Machine Learning-Assisted Detection of Phosgene and Acetyl Chloride via a Dual-Probe Fluorescent Platform with Differential Reactivity.

Phosgene and acyl chlorides are highly toxic chemicals that pose serious threats to human health and environmental safety, yet their rapid and reliable detection remains a major challenge due to their high reactivity and environmental interferences. Herein, we report the rational design and synthesis of two donor-π-acceptor (D-π-A) fluorescent probes, TPA-APPA and TPA-HPO, which incorporate excited-state intramolecular proton transfer and hybridized localized and charge-transfer characteristics. These probes exhibit fast, highly selective, and sensitive responses toward phosgene, with TPA-APPA showing distinct fluorescence enhancement and colorimetric changes for both phosgene and acetyl chloride at low detection limits. Benefiting from its excellent photostability, TPA-APPA was successfully applied to bioimaging in live cells and zebrafish.

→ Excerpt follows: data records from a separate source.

extern "C" int bbmsa_create(const bbmsa_config *cfg, bbmsa_ctx **out) {
    if (!cfg || !out) return bbfail(BBMAP_E_ARG, "bbmsa_create: null argument");
    *out = nullptr;
    const int scheme = cfg->reserved[2] & 0xFF;
    const bool legacyOnly = (cfg->reserved[2] & BBMSA_LEGACY_ONLY) != 0;
    if (scheme != BBMSA_SCHEME_11TS && scheme != BBMSA_SCHEME_9PACBIO) return bbfail(BBMAP_E_ARG, "bbmsa_create: unknown scoring scheme");
    if (scheme == BBMSA_SCHEME_11TS && (cfg->maxRows < 1 || cfg->maxRows > 640 || cfg->maxColumns < 1 || cfg->maxColumns > 4096))
        return bbfail(BBMAP_E_ARG, "bbmsa_create: maxRows must be 1..640 and maxColumns 1..4096");
    if (scheme == BBMSA_SCHEME_9PACBIO && (cfg->maxRows < 1 || cfg->maxRows > 6100 || cfg->maxColumns < 1 || cfg->maxColumns > 8192))
        return bbfail(BBMAP_E_ARG, "bbmsa_create: the PacBio scheme takes maxRows 1..6100 and maxColumns 1..8192");
    hipDeviceProp_t prop;
    BBTRY(bb_use_gfx950("bbmsa_create", cfg->device, &prop));

    bbmsa_ctx *c = new (std::nothrow) bbmsa_ctx();
    if (!c) return bbfail(BBMAP_E_NOMEM, "bbmsa_create: out of host memory");
    c->cfg = *cfg;
    c->device = cfg->device;
    c->numCUs = prop.multiProcessorCount;

    c->scheme = scheme;
    c->legacyOnly = legacyOnly;
    struct Guard { bbmsa_ctx *c; ~Guard() { if (c) bbmsa_destroy(c); } } guard{c};
    if (legacyOnly) {
        BBHIP(hipMalloc(&c->d_counters, 64));
        BBHIP(hipMemset(c->d_counters, 0, 64));
        const long long planeInts = (long long)(cfg->maxRows + 1) * (cfg->maxColumns + 2);
        c->genThreads = 1;
        BBHIP(hipMalloc(&c->d_matrix, (size_t)(3 * planeInts * 4)));
        BBHIP(hipMalloc(&c->d_limits, (size_t)((cfg->maxRows + cfg->maxColumns + 4) * 4)));
        for (int i = 0; i < 4; i++) BBHIP(hipEventCreate(&c->ev[i]));
        BBTRY(bbmsa_legacy_create(c));
        guard.c = nullptr;
        *out = c;
        return BBMAP_OK;
    }
    if (scheme != BBMSA_SCHEME_11TS) {
        BBHIP(hipMalloc(&c->d_counters, 64));
        BBHIP(hipMemset(c->d_counters, 0, 64));
        const long long planeInts = (long long)(cfg->maxRows + 1) * (cfg->maxColumns + 2);
        const long long perThread = 3 * planeInts * 4;
        long long budget = (long long)env_int("BBMSA_GENERIC_SCRATCH_MB", 40960) << 20;
        long long threads = budget / perThread;
        if (threads > 4096) threads = 4096;
        threads = (threads / 64) * 64;
        if (threads < 64) return bbfail(BBMAP_E_NOMEM, "bbmsa_create: BBMSA_GENERIC_SCRATCH_MB cannot hold one wavefront of scratch matrices for this maxRows x maxColumns");
        c->genThreads = (int)threads;
        BBHIP(hipMalloc(&c->d_matrix, (size_t)(threads * perThread)));
        BBHIP(hipMalloc(&c->d_limits, (size_t)(threads * (cfg->maxRows + cfg->maxColumns + 4) * 4)));
        {
            const int R = bbmsa::strip_rows_per_lane();
            c->stripLds = (cfg->maxColumns + 2) * 4 + ((cfg->maxColumns + 2 + 7) & ~7);
            const void *kfn = bbmsa::strip_kernel_pacbio();
            if (c->stripLds > 64 * 1024) BBHIP(hipFuncSetAttribute(kfn, hipFuncAttributeMaxDynamicSharedMemorySize, c->stripLds));
            int per = (160 * 1024) / (c->stripLds + 512);
            if (per < 1) per = 1;
            if (per > 8) per = 8;
            c->stripBlocks = c->numCUs * per;
            const int strips = (cfg->maxRows + 64 * R - 1) / (64 * R);
            c->stripDwords = (long long)(((cfg->maxColumns + 64) >> 3) + 1) * R * 64;
            c->stripSlotDwords = c->stripDwords * strips;
            long long dirBudget = (long long)env_int("BBMSA_STRIP_DIR_MB", 32768) << 20;
            while (c->stripBlocks > c->numCUs && (long long)c->stripBlocks * c->stripSlotDwords * 4 > dirBudget) c->stripBlocks -= c->numCUs;
            while (c->stripBlocks > 1 && (long long)c->stripBlocks * c->stripSlotDwords * 4 > dirBudget) c->stripBlocks /= 2;
            {
                const void *kp = bbmsa::strip_kernel_pacbio_pipelined();
                if (c->stripLds > 64 * 1024) BBHIP(hipFuncSetAttribute(kp, hipFuncAttributeMaxDynamicSharedMemorySize, c->stripLds));
                int perP = (160 * 1024) / (c->stripLds + 512);
                if (perP < 1) perP = 1;
                if (perP > 8) perP = 8;
                c->pipeK = strips;
                c->pipeSlots = (c->numCUs * perP) / strips;
                if (c->pipeSlots > c->stripBlocks) c->pipeSlots = c->stripBlocks;
                if (c->pipeSlots > 256) c->pipeSlots = 256;
                c->pipeJobsMax = env_int("BBMSA_STRIP_PIPE_JOBS", 512);
                if (strips < 2 || c->pipeSlots < 1) c->pipeJobsMax = 0;
                if (c->pipeJobsMax > 0) {
                    BBHIP(hipMalloc(&c->d_pipeBoundary, (size_t)((long long)c->pipeSlots * strips * 3 * (cfg->maxColumns + 2) * 4)));
                    BBHIP(hipMalloc(&c->d_pipeSync, (size_t)((long long)c->pipeSlots * bbmsa::strip_pipe_sync_ints(strips) * 4)));
                }
            }
            BBHIP(hipMalloc(&c->d_dir, (size_t)((long long)c->stripBlocks * c->stripSlotDwords * 4)));
            BBHIP(hipMalloc(&c->d_stripBoundary, (size_t)((long long)c->stripBlocks * 6 * (cfg->maxColumns + 2) * 4)));
            BBHIP(hipMalloc(&c->d_stripTmp, (size_t)((long long)c->stripBlocks * (cfg->maxRows + cfg->maxColumns + 8))));
        }
        for (int i = 0; i < 4; i++) BBHIP(hipEventCreate(&c->ev[i]));
        guard.c = nullptr;
        *out = c;
        return BBMAP_OK;
    }
    int G = cfg->reserved[0];
    if (G != 16 && G != 32 && G != 64) {
        G = env_int("BBMSA_LANES_PER_JOB", 0);
        if (G != 16 && G != 32 && G != 64) G = (cfg->maxRows <= 320) ? 32 : 64;
    }
    while (G < 64 && (cfg->maxRows + G - 1) / G > 10) G *= 2;
    c->G = G;
    c->R = (cfg->maxRows + G - 1) / G;
    int fastCols = cfg->reserved[1] > 0 ? cfg->reserved[1] : env_int("BBMSA_FAST_COLS", 0);
    if (fastCols <= 0) fastCols = cfg->maxColumns < 640 ? cfg->maxColumns : 640;
    if (fastCols > cfg->maxColumns) fastCols = cfg->maxColumns;
    c->fastCols = fastCols;
    c->tmpBytes = ((G * c->R + fastCols + 8) + 3) & ~3;
    const int jobsPerWave = 64 / G;
    const int perJobInts = bbmsa::lds_job_ints(fastCols, c->tmpBytes);
    {
        const int side = (cfg->maxColumns > cfg->maxRows ? cfg->maxColumns : cfg->maxRows) + 2;
        c->wideTableLen = (side < 2048 ? side : 2048) + cfg->maxRows + 8;
        const int sideF = (fastCols > cfg->maxRows ? fastCols : cfg->maxRows) + 2;
        c->tableLen = (sideF < 2048 ? sideF : 2048) + cfg->maxRows + 8;
    }
    if (c->tableLen > bbmsa::kTableLen) c->tableLen = bbmsa::kTableLen;
    if (c->wideTableLen > bbmsa::kTableLen) c->wideTableLen = bbmsa::kTableLen;
    c->tableLen = (c->tableLen + 3) & ~3; c->wideTableLen = (c->wideTableLen + 3) & ~3;
    c->ldsBytes = (bbmsa::lds_table_ints(c->tableLen) + 4 * jobsPerWave * perJobInts) * 4;
    if (c->ldsBytes > 160 * 1024) return bbfail(BBMAP_E_ARG, "bbmsa_create: fast-path LDS budget exceeded; lower reserved[1] (fastCols)");

    c->banded = !(cfg->bandwidth < 1 && cfg->bandwidthRatio <= 0.0f);
    const void *kfn = bbmsa::fast_kernel_for(c->R, c->banded);
    if (!kfn) return bbfail(BBMAP_E_ARG, "bbmsa_create: no kernel for this rows-per-lane");
    if (c->ldsBytes > 64 * 1024)
        BBHIP(hipFuncSetAttribute(kfn, hipFuncAttributeMaxDynamicSharedMemorySize, c->ldsBytes));
    int blocksPerCU = 0;
    BBHIP(hipOccupancyMaxActiveBlocksPerMultiprocessor(&blocksPerCU, kfn, 256, c->ldsBytes));
    if (blocksPerCU < 1) blocksPerCU = 1;
    const int capBlocks = env_int("BBMSA_BLOCKS_PER_CU", 0);
    if (capBlocks > 0 && capBlocks < blocksPerCU) blocksPerCU = capBlocks;
    c->blocks = c->numCUs * blocksPerCU;

    const int maxSteps = fastCols + G - 1;
    c->dirSlotDwords = (long long)((maxSteps >> 3) + 1) * c->R * G;
    const long long slots = (long long)c->blocks * 4 * jobsPerWave;
    BBHIP(hipMalloc(&c->d_dir, (size_t)(slots * c->dirSlotDwords * 4)));
    BBHIP(hipMalloc(&c->d_counters, 64));
    BBHIP(hipMemset(c->d_counters, 0, 64));

    const long long planeInts = (long long)(cfg->maxRows + 1) * (cfg->maxColumns + 2);
    const long long perThread = 3 * planeInts * 4;
    long long budget = (long long)env_int("BBMSA_GENERIC_SCRATCH_MB", 2048) << 20;
    long long threads = budget / perThread;
    if (threads > 16384) threads = 16384;
    threads = (threads / 64) * 64;
    if (threads < 64) return bbfail(BBMAP_E_NOMEM, "bbmsa_create: BBMSA_GENERIC_SCRATCH_MB cannot hold one wavefront of scratch matrices for this maxRows x maxColumns");
    c->genThreads = (int)threads;
    BBHIP(hipMalloc(&c->d_matrix, (size_t)(threads * perThread)));
    BBHIP(hipMalloc(&c->d_limits, (size_t)(threads * (cfg->maxRows + cfg->maxColumns + 4) * 4)));
    if (cfg->maxColumns > fastCols) BBTRY(setup_wide_pass(c));
    c->narrowSlack = env_int("BBMSA_NARROW_SLACK", 2000);
    if (!c->banded && env_int("BBMSA_NARROW", 1) != 0) {
        int perCU = 0;
        BBHIP(hipOccupancyMaxActiveBlocksPerMultiprocessor(&perCU, (const void *)bbmsa::msa_fill_narrow_kernel, 64, 0));
        if (perCU < 1) perCU = 1;
        if (perCU > 16) perCU = 16;
        c->narrowBlocks = c->numCUs * perCU;
        BBHIP(hipMalloc(&c->d_narrowDir, (size_t)c->narrowBlocks * (size_t)(cfg->maxRows + 1) * 64 * 8));
    }
    c->sortByWidth = env_int("BBMSA_SORT_BY_WIDTH", 0) != 0;
    { const int lat = env_int("BBMSA_LATENCY_JOBS", 0); if (lat > 0) BBTRY(bbmsa_set_latency_jobs(c, lat)); }
    for (int i = 0; i < 4; i++) BBHIP(hipEventCreate(&c->ev[i]));
    guard.c = nullptr;
    *out = c;
    return BBMAP_OK;
}

extern "C" void bbmsa_destroy(bbmsa_ctx *c) {
    if (!c) return;
    (void)hipSetDevice(c->device);
    bbmsa_legacy_destroy(c);
    if (c->d_dir) (void)hipFree(c->d_dir);
    if (c->d_counters) (void)hipFree(c->d_counters);
    if (c->d_widthHist) (void)hipFree(c->d_widthHist);
    for (DevBuf *b : {&c->slowList, &c->slowList2, &c->fastList, &c->gref, &c->gaux, &c->gjobs}) b->release();
    if (c->d_matrix) (void)hipFree(c->d_matrix);
    if (c->d_limits) (void)hipFree(c->d_limits);
    if (c->d_wideDir) (void)hipFree(c->d_wideDir);
    if (c->d_narrowDir) (void)hipFree(c->d_narrowDir);
    if (c->d_stripBoundary) (void)hipFree(c->d_stripBoundary);
    if (c->d_stripTmp) (void)hipFree(c->d_stripTmp);
    if (c->d_pipeBoundary) (void)hipFree(c->d_pipeBoundary);
    if (c->d_pipeSync) (void)hipFree(c->d_pipeSync);
    for (int i = 0; i < 4; i++) if (c->ev[i]) (void)hipEventDestroy(c->ev[i]);
    delete c;
}

extern "C" int bbmsa_align_batch_device(bbmsa_ctx *c, void *stream_, int64_t n_jobs,
                                        const bbmsa_job *jobs, const uint8_t *reads, const uint8_t *refs,
                                        bbmsa_result *results, uint8_t *match, int32_t match_stride) {
    return bbmsa_align_impl(c, stream_, n_jobs, nullptr, jobs, reads, refs, results, match, match_stride);
}

extern "C" int bbmsa_align_batch_device_indirect(bbmsa_ctx *c, void *stream_, const uint32_t *n_jobs_dev, int64_t max_jobs,
                                                 const bbmsa_job *jobs, const uint8_t *reads, const uint8_t *refs,
                                                 bbmsa_result *results, uint8_t *match, int32_t match_stride) {
    if (!n_jobs_dev) return bbfail(BBMAP_E_ARG, "bbmsa_align_batch_device_indirect: null counter");
    return bbmsa_align_impl(c, stream_, max_jobs, n_jobs_dev, jobs, reads, refs, results, match, match_stride);
}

Furthermore, by integrating machine learning algorithms, including convolutional neural networks and the Swin Transformer, we developed a ceramic-fiber detection strip capable of intelligent recognition and classification of fluorescence signal variations. This hybrid system achieved high classification accuracy for toxicant vapors, demonstrating the strong potential of coupling advanced fluorescent probes with machine learning for next-generation toxic gas monitoring and bioimaging applications.